(Collected data entries)
BEGIN

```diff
+__device__ __forceinline__ void pack_load(const float *__restrict__ src, const PackJob &j, const PackTile &p, const PackTab &t,
+                                          int tid, float (&x)[16]) {
+  if (pack_direct(j)) {
+    const int r = 64 * p.tr + (tid >> 3);
+    const bool cin = 64 * p.tc + 8 * (tid & 7) < j.cols;
+#pragma unroll
+    for (int h = 0; h < 2; ++h) {
+      const uintptr_t q = pack_addr(src, h ? t.e1 : t.e0, t.e2, cin & (r + 32 * h < j.rows));
+      if (j.runs8 == 2) {
+        const PackF4 a = *(PackSrc4)q, b = *(PackSrc4)(q + 16);
+        x[8 * h + 0] = a.x, x[8 * h + 1] = a.y, x[8 * h + 2] = a.z, x[8 * h + 3] = a.w;
+        x[8 * h + 4] = b.x, x[8 * h + 5] = b.y, x[8 * h + 6] = b.z, x[8 * h + 7] = b.w;
+      } else {
+#pragma unroll
+        for (int i = 0; i < 8; ++i) x[8 * h + i] = *(PackSrc)(q + 4 * i);
+      }
+    }
+  } else {
+    const int own_n = j.transpose ? j.rows : j.cols, other_n = j.transpose ? j.cols : j.rows;
+    const bool own_in = 64 * (j.transpose ? p.tr : p.tc) + (tid & 63) < own_n;
+    const int first = 64 * (j.transpose ? p.tc : p.tr) + 16 * (tid >> 6);
+#pragma unroll
+    for (int k = 0; k < 16; ++k) {
+      const int e = __builtin_amdgcn_readlane(t.e1, k);
+      x[k] = *(PackSrc)pack_addr(src, t.e0, e, own_in & (first + k < other_n));
+    }
+  }
+}
+
+template <typename TD>
+__device__ __forceinline__ void pack_store8(TD *p, const float *v) {
+  typedef typename Vec4<TD>::type V;
+  if constexpr (sizeof(TD) == 4) {
+    *reinterpret_cast<V *>(p) = Vec4<TD>::make(v[0], v[1], v[2], v[3]);
+    *reinterpret_cast<V *>(p + 4) = Vec4<TD>::make(v[4], v[5], v[6], v[7]);
+  } else {
+    typedef TD V8 __attribute__((ext_vector_type(8)));
+    const V8 o = {(TD)v[0], (TD)v[1], (TD)v[2], (TD)v[3], (TD)v[4], (TD)v[5], (TD)v[6], (TD)v[7]};
+    *reinterpret_cast<V8 *>(p) = o;
+  }
+}
+
 template <typename TD>
 __global__ __launch_bounds__(256) void pack2d_kernel(const float *__restrict__ src, const PackJob *__restrict__ jobs,
-                                                    const int32_t *__restrict__ tiles, const int32_t *__restrict__ tables,
-                                                    TD *__restrict__ dst) {
-  typedef typename Vec4<TD>::type V;
-  __shared__ __attribute__((aligned(16))) TD tile[64][72];
+                                                    const int32_t *__restrict__ tiles, int32_t n_tiles,
+                                                    const int32_t *__restrict__ tables, TD *__restrict__ dst) {
+  __shared__ __attribute__((aligned(16))) TD tile[2][64][72];
   const int tid = threadIdx.x;
-  const PackJob j = jobs[tiles[3 * blockIdx.x]];
-  const int r0 = tiles[3 * blockIdx.x + 1] * 64, c0 = tiles[3 * blockIdx.x + 2] * 64;
-  const int32_t *rt = tables + j.row_tab, *ct = tables + j.col_tab;
-  TD *out = dst + j.dst_off;
-  if (j.transpose) {
-    const int r = r0 + (tid & 63), cw = c0 + 16 * (tid >> 6);
-    const int ro = r < j.rows ? rt[r] : PACK_PAD;
-#pragma unroll
-    for (int cc = 0; cc < 16; ++cc) {
-      const int c = cw + cc;
-      const int co = c < j.cols ? ct[c] : PACK_PAD;
-      const float v = (ro == PACK_PAD || co == PACK_PAD) ? 0.f : src[(int64_t)ro + co];
-      tile[tid & 63][16 * (tid >> 6) + cc] = (TD)v;
-    }
-    __syncthreads();
-  }
-  const int cg = 8 * (tid & 7);
-#pragma unroll
-  for (int h = 0; h < 2; ++h) {
-    const int rl = (tid >> 3) + 32 * h, r = r0 + rl, c = c0 + cg;
-    if (r >= j.rows || c >= j.cols) continue;
-    if (j.transpose) {
-      *reinterpret_cast<uint4 *>(out + (int64_t)r * j.cols + c) = *reinterpret_cast<const uint4 *>(&tile[rl][cg]);
-      if constexpr (sizeof(TD) == 4)
-        *reinterpret_cast<uint4 *>(out + (int64_t)r * j.cols + c + 4) = *reinterpret_cast<const uint4 *>(&tile[rl][cg + 4]);
+  const int t0 = (int)((int64_t)blockIdx.x * n_tiles / gridDim.x), t1 = (int)((int64_t)(blockIdx.x + 1) * n_tiles / gridDim.x);
+  if (t0 >= t1) return;
+  const int last = t1 - 1;
+  PackTile p0 = pack_tile(tiles, t0), p1 = pack_tile(tiles, min(t0 + 1, last)), p2 = pack_tile(tiles, min(t0 + 2, last)),
+           p3 = pack_tile(tiles, min(t0 + 3, last));
+  PackJob j0 = jobs[p0.job], j1 = jobs[p1.job], j2 = jobs[p2.job];
+  float xa[16], xb[16];
+#pragma unroll
+  for (int i = 0; i < 16; ++i) xa[i] = xb[i] = 0.f;
+  pack_load(src, j0, p0, pack_tab(tables, j0, p0, tid), tid, xa);
+  PackTab b1 = pack_tab(tables, j1, p1, tid);
+  int buf = 0;
+  auto step = [&](int t, float (&x)[16], float (&nx)[16]) {
+    const PackTab b2 = pack_tab(tables, j2, p2, tid);
+    if (t < last) pack_load(src, j1, p1, b1, tid, nx);
+    const PackJob j3 = jobs[p3.job];
+    const PackTile p4 = pack_tile(tiles, min(t + 4, last));
+    TD *out = dst + j0.dst_off;
+    const int r0 = 64 * p0.tr, c = 64 * p0.tc + 8 * (tid & 7);
+    if (!pack_direct(j0)) {
+      TD(*tl)[72] = tile[buf];
+      if (j0.transpose) {
+        pack_store8(&tl[tid & 63][16 * (tid >> 6)], x);
+        pack_store8(&tl[tid & 63][16 * (tid >> 6) + 8], x + 8);
+      } else {
+#pragma unroll
+        for (int k = 0; k < 16; ++k) tl[16 * (tid >> 6) + k][tid & 63] = (TD)x[k];
+      }
+      __syncthreads();
+#pragma unroll
+      for (int h = 0; h < 2; ++h) {
+        const int rl = (tid >> 3) + 32 * h, r = r0 + rl;
+        if (r >= j0.rows || c >= j0.cols) continue;
+        TD *o = out + (int64_t)r * j0.cols + c;
+        *reinterpret_cast<uint4 *>(o) = *reinterpret_cast<const uint4 *>(&tl[rl][8 * (tid & 7)]);
+        if constexpr (sizeof(TD) == 4)
+          *reinterpret_cast<uint4 *>(o + 4) = *reinterpret_cast<const uint4 *>(&tl[rl][8 * (tid & 7) + 4]);
+      }
+      buf ^= 1;
     } else {
-      const int ro = rt[r];
-      float v[8];
-      if (j.runs8) {
-        const int co = ct[c];
-        const bool pad = ro == PACK_PAD || co == PACK_PAD;
-        const float *q = src + (pad ? 0 : (int64_t)ro + co);
-        if (j.runs8 == 2) {
-          const float4 a = pad ? make_float4(0.f, 0.f, 0.f, 0.f) : *reinterpret_cast<const float4 *>(q);
-          const float4 b = pad ? make_float4(0.f, 0.f, 0.f, 0.f) : *reinterpret_cast<const float4 *>(q + 4);
-          v[0] = a.x; v[1] = a.y; v[2] = a.z; v[3] = a.w; v[4] = b.x; v[5] = b.y; v[6] = b.z; v[7] = b.w;
-        } else {
-#pragma unroll
-          for (int i = 0; i < 8; ++i) v[i] = pad ? 0.f : q[i];
-        }
-      } else {
-#pragma unroll
-        for (int i = 0; i < 8; ++i) {
-          const int co = ct[c + i];
-          v[i] = (ro == PACK_PAD || co == PACK_PAD) ? 0.f : src[(int64_t)ro + co];
-        }
-      }
-      *reinterpret_cast<V *>(out + (int64_t)r * j.cols + c) = Vec4<TD>::make(v[0], v[1], v[2], v[3]);
-      *reinterpret_cast<V *>(out + (int64_t)r * j.cols + c + 4) = Vec4<TD>::make(v[4], v[5], v[6], v[7]);
-    }
-  }
+#pragma unroll
+      for (int h = 0; h < 2; ++h) {
+        const int r = r0 + (tid >> 3) + 32 * h;
+        if (r >= j0.rows || c >= j0.cols) continue;
+        pack_store8(out + (int64_t)r * j0.cols + c, x + 8 * h);
+      }
+    }
+    p0 = p1, p1 = p2, p2 = p3, p3 = p4;
+    j0 = j1, j1 = j2, j2 = j3;
+    b1 = b2;
+  };
+  for (int t = t0; t < t1; t += 2) {
+    step(t, xa, xb);
+    if (t + 1 < t1) step(t + 1, xb, xa);
+  }
+}
+
+static int pack_cu_count() {
+  static int cus[64] = {};
+  int dev = 0;
+  if (hipGetDevice(&dev) != hipSuccess || dev < 0 || dev >= 64) return 0;
+  if (cus[dev] == 0) {
+    int n = 0;
+    if (hipDeviceGetAttribute(&n, hipDeviceAttributeMultiprocessorCount, dev) != hipSuccess || n <= 0) return 0;
+    cus[dev] = n;
+  }
+  return cus[dev];
 }
 
 }
@@ -130,14 +235,18 @@
   if (n_tiles == 0) return CUM_OK;
   CUM_REQUIRE(src && jobs && tiles && tables && dst && ((uintptr_t)dst & 15) == 0 && ((uintptr_t)src & 15) == 0,
               "pack2d: null or misaligned pointer");
+  const int cus = pack_cu_count();
+  CUM_REQUIRE(cus > 0, "pack2d: cannot read the device's CU count");
   hipStream_t st = (hipStream_t)stream;
   const PackJob *pj = static_cast<const PackJob *>(jobs);
+  const int64_t cap = (int64_t)cus * PACK_WG_PER_CU;
+  const dim3 grid((unsigned)(n_tiles < cap ? n_tiles : cap)), block(256);
   if (dst_dtype == CUM_F16)
-    hipLaunchKernelGGL(pack2d_kernel<f16>, dim3(n_tiles), dim3(256), 0, st, src, pj, tiles, tables, (f16 *)dst);
+    hipLaunchKernelGGL(pack2d_kernel<f16>, grid, block, 0, st, src, pj, tiles, n_tiles, tables, (f16 *)dst);
   else if (dst_dtype == CUM_BF16)
-    hipLaunchKernelGGL(pack2d_kernel<__bf16>, dim3(n_tiles), dim3(256), 0, st, src, pj, tiles, tables, (__bf16 *)dst);
+    hipLaunchKernelGGL(pack2d_kernel<__bf16>, grid, block, 0, st, src, pj, tiles, n_tiles, tables, (__bf16 *)dst);
   else
-    hipLaunchKernelGGL(pack2d_kernel<float>, dim3(n_tiles), dim3(256), 0, st, src, pj, tiles, tables, (float *)dst);
+    hipLaunchKernelGGL(pack2d_kernel<float>, grid, block, 0, st, src, pj, tiles, n_tiles, tables, (float *)dst);
   CUM_CHECK_LAUNCH();
   return CUM_OK;
 }
```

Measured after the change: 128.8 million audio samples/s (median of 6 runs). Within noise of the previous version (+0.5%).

END

▶ **Your assignment**: Each line above with the string "PackJob" should be reported in full.

▶ **Task response**:
+__device__ __forceinline__ void pack_load(const float *__restrict__ src, const PackJob &j, const PackTile &p, const PackTab &t,
 __global__ __launch_bounds__(256) void pack2d_kernel(const float *__restrict__ src, const PackJob *__restrict__ jobs,
-  const PackJob j = jobs[tiles[3 * blockIdx.x]];
+  PackJob j0 = jobs[p0.job], j1 = jobs[p1.job], j2 = jobs[p2.job];
+    const PackJob j3 = jobs[p3.job];
   const PackJob *pj = static_cast<const PackJob *>(jobs);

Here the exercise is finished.